Activity: Restate verbatim the span of lines below between the line with "const uint64_t* key, const uint64_t*" and the line with "if (ell < 2 || ell > SFP_MAX_LIMBS ||", including those two lines, and only that span.
(Record set Opens)
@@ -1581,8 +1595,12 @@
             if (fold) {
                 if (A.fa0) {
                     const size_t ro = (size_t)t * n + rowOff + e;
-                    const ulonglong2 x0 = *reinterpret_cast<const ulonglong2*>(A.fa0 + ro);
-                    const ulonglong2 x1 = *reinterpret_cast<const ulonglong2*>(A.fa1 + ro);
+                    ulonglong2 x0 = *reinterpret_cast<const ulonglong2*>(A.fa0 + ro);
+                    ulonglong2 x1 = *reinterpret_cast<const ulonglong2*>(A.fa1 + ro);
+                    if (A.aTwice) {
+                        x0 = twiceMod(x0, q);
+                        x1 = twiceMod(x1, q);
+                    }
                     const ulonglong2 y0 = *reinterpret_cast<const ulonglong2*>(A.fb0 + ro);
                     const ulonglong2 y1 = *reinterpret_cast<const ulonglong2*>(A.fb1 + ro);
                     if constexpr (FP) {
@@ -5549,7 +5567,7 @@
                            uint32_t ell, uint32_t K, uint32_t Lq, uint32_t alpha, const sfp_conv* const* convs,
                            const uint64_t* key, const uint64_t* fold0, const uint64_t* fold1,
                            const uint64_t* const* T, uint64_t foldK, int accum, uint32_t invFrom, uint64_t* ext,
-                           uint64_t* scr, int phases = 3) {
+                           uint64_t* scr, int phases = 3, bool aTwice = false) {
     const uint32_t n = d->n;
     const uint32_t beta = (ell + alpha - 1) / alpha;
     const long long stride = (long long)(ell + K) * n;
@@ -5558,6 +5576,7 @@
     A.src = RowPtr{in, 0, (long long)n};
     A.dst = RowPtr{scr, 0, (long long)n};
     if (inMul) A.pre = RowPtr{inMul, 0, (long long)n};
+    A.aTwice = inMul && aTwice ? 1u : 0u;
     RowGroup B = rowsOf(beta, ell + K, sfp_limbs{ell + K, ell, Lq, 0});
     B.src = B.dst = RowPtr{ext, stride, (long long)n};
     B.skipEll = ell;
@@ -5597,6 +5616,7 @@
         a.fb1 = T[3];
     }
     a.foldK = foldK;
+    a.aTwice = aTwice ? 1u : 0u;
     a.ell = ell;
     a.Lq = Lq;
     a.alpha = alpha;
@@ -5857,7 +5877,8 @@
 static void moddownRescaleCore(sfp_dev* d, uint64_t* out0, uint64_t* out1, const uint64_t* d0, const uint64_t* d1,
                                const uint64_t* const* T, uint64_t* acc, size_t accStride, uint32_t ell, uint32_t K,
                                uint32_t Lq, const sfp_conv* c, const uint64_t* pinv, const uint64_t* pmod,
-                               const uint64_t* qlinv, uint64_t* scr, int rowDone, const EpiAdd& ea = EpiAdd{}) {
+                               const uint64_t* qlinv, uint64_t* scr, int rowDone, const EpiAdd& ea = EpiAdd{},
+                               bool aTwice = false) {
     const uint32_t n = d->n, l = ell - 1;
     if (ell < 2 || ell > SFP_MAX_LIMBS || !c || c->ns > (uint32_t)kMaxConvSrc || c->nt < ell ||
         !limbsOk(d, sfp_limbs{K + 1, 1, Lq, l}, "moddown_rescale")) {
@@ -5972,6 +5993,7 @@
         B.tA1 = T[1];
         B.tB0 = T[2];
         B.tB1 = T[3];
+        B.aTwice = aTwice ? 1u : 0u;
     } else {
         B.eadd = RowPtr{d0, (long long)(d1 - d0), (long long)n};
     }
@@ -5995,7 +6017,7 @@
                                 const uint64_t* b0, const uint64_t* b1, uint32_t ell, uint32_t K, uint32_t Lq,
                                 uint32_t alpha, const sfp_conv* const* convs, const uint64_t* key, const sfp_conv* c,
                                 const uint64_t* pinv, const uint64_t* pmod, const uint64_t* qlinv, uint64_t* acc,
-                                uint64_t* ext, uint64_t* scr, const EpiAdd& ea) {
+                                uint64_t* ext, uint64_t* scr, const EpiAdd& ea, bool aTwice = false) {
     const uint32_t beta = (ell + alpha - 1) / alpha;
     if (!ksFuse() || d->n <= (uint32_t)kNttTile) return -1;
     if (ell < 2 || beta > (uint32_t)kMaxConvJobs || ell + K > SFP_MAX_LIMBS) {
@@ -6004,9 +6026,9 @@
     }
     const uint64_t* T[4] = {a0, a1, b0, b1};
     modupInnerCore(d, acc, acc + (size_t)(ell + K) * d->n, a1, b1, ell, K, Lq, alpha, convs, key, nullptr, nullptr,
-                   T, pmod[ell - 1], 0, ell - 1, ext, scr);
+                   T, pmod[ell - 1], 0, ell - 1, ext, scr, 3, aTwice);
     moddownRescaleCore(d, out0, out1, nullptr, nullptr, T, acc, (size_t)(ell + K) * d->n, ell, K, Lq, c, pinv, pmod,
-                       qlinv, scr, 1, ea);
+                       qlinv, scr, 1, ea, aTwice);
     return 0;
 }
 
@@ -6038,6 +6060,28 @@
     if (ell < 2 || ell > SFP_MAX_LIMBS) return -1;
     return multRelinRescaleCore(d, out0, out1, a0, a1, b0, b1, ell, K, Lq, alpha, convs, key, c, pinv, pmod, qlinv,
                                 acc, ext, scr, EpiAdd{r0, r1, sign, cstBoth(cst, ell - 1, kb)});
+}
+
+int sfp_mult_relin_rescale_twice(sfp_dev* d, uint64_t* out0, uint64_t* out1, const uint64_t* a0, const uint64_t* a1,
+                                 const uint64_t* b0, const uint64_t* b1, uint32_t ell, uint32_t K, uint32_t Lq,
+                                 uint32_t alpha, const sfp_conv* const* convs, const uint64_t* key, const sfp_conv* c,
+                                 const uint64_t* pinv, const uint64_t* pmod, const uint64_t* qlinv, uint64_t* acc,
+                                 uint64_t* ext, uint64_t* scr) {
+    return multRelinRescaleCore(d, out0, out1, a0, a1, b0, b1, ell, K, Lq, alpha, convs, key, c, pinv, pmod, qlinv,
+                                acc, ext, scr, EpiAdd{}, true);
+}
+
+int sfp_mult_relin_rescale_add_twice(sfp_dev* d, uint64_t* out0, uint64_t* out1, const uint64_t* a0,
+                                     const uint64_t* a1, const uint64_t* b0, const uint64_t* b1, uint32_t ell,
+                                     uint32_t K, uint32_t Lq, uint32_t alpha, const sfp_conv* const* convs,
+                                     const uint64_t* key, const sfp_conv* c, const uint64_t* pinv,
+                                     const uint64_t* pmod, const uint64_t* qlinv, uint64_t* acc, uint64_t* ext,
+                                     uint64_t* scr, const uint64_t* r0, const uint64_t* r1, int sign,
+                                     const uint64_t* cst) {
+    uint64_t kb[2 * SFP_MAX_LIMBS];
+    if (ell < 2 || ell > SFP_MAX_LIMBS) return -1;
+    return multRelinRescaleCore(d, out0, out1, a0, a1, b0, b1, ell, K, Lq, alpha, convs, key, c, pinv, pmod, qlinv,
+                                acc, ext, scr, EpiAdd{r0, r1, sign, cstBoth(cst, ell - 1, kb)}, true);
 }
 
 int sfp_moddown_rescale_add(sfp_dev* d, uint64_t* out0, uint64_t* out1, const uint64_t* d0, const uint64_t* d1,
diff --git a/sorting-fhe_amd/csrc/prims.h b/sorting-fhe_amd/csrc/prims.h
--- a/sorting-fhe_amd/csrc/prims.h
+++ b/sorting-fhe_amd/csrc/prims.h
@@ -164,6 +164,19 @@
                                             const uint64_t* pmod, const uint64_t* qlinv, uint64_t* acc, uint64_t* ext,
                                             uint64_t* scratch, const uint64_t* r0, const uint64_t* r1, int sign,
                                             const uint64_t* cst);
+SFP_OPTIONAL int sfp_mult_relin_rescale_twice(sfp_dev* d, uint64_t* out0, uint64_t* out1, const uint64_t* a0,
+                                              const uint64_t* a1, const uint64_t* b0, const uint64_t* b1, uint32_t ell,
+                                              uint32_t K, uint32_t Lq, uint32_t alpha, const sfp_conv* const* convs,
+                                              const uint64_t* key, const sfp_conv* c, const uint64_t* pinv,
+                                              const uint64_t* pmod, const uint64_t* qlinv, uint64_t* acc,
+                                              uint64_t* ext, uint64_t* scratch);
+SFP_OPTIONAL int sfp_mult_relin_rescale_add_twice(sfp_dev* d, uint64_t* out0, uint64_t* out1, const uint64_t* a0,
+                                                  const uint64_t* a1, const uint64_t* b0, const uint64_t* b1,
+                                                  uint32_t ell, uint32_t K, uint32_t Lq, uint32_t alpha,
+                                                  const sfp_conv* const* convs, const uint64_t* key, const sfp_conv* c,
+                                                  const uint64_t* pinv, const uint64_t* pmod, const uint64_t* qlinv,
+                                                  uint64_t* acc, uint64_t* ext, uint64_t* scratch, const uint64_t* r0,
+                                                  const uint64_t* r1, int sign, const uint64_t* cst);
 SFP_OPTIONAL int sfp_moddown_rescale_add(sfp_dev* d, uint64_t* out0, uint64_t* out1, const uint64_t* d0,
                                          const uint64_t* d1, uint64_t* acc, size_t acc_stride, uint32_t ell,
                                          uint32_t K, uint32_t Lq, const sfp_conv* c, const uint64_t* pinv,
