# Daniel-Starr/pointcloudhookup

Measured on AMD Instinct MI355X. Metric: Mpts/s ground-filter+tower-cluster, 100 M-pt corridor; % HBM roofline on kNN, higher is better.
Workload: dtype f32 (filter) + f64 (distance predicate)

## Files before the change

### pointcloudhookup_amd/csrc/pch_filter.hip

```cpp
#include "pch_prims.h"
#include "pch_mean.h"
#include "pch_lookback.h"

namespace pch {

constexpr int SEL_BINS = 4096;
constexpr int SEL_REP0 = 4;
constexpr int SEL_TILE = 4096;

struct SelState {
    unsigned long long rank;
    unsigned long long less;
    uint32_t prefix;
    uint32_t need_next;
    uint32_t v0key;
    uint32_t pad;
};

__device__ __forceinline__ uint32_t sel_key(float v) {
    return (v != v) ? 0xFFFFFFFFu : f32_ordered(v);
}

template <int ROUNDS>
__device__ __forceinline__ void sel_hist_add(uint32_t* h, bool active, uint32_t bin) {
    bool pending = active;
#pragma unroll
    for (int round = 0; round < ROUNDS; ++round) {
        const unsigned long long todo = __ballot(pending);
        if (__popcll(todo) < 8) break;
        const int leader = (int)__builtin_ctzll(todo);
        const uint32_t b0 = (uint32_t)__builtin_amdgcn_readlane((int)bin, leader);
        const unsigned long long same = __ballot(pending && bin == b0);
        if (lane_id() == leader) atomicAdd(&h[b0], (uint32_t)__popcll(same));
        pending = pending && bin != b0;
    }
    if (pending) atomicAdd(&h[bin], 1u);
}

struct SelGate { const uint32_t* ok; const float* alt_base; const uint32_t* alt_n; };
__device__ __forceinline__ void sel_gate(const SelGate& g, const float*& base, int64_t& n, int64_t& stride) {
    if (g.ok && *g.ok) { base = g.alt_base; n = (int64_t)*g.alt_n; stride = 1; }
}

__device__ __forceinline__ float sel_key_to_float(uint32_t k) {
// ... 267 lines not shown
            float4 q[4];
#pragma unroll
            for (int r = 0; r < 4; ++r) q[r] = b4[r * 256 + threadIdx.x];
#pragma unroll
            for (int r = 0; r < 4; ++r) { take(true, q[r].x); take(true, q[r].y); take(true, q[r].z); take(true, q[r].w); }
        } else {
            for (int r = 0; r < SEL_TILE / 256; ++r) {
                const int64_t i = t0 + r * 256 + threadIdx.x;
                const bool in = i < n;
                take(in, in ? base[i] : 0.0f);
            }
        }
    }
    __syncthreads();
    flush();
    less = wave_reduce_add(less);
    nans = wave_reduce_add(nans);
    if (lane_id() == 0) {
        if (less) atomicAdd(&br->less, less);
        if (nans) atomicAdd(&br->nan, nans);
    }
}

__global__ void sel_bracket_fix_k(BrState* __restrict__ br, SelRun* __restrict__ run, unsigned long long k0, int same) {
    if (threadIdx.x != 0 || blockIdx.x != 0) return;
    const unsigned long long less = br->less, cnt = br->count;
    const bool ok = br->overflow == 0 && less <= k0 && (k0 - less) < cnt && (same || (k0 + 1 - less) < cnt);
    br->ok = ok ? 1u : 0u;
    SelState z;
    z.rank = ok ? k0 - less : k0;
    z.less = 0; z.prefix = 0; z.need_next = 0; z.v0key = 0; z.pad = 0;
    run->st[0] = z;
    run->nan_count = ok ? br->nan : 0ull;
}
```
(Record set Closes)
Task response:
                            const uint64_t* key, const uint64_t* fold0, const uint64_t* fold1,
                            const uint64_t* const* T, uint64_t foldK, int accum, uint32_t invFrom, uint64_t* ext,
-                           uint64_t* scr, int phases = 3) {
+                           uint64_t* scr, int phases = 3, bool aTwice = false) {
     const uint32_t n = d->n;
     const uint32_t beta = (ell + alpha - 1) / alpha;
     const long long stride = (long long)(ell + K) * n;
@@ -5558,6 +5576,7 @@
     A.src = RowPtr{in, 0, (long long)n};
     A.dst = RowPtr{scr, 0, (long long)n};
     if (inMul) A.pre = RowPtr{inMul, 0, (long long)n};
+    A.aTwice = inMul && aTwice ? 1u : 0u;
     RowGroup B = rowsOf(beta, ell + K, sfp_limbs{ell + K, ell, Lq, 0});
     B.src = B.dst = RowPtr{ext, stride, (long long)n};
     B.skipEll = ell;
@@ -5597,6 +5616,7 @@
         a.fb1 = T[3];
     }
     a.foldK = foldK;
+    a.aTwice = aTwice ? 1u : 0u;
     a.ell = ell;
     a.Lq = Lq;
     a.alpha = alpha;
@@ -5857,7 +5877,8 @@
 static void moddownRescaleCore(sfp_dev* d, uint64_t* out0, uint64_t* out1, const uint64_t* d0, const uint64_t* d1,
                                const uint64_t* const* T, uint64_t* acc, size_t accStride, uint32_t ell, uint32_t K,
                                uint32_t Lq, const sfp_conv* c, const uint64_t* pinv, const uint64_t* pmod,
-                               const uint64_t* qlinv, uint64_t* scr, int rowDone, const EpiAdd& ea = EpiAdd{}) {
+                               const uint64_t* qlinv, uint64_t* scr, int rowDone, const EpiAdd& ea = EpiAdd{},
+                               bool aTwice = false) {
     const uint32_t n = d->n, l = ell - 1;
     if (ell < 2 || ell > SFP_MAX_LIMBS || !c || c->ns > (uint32_t)kMaxConvSrc || c->nt < ell ||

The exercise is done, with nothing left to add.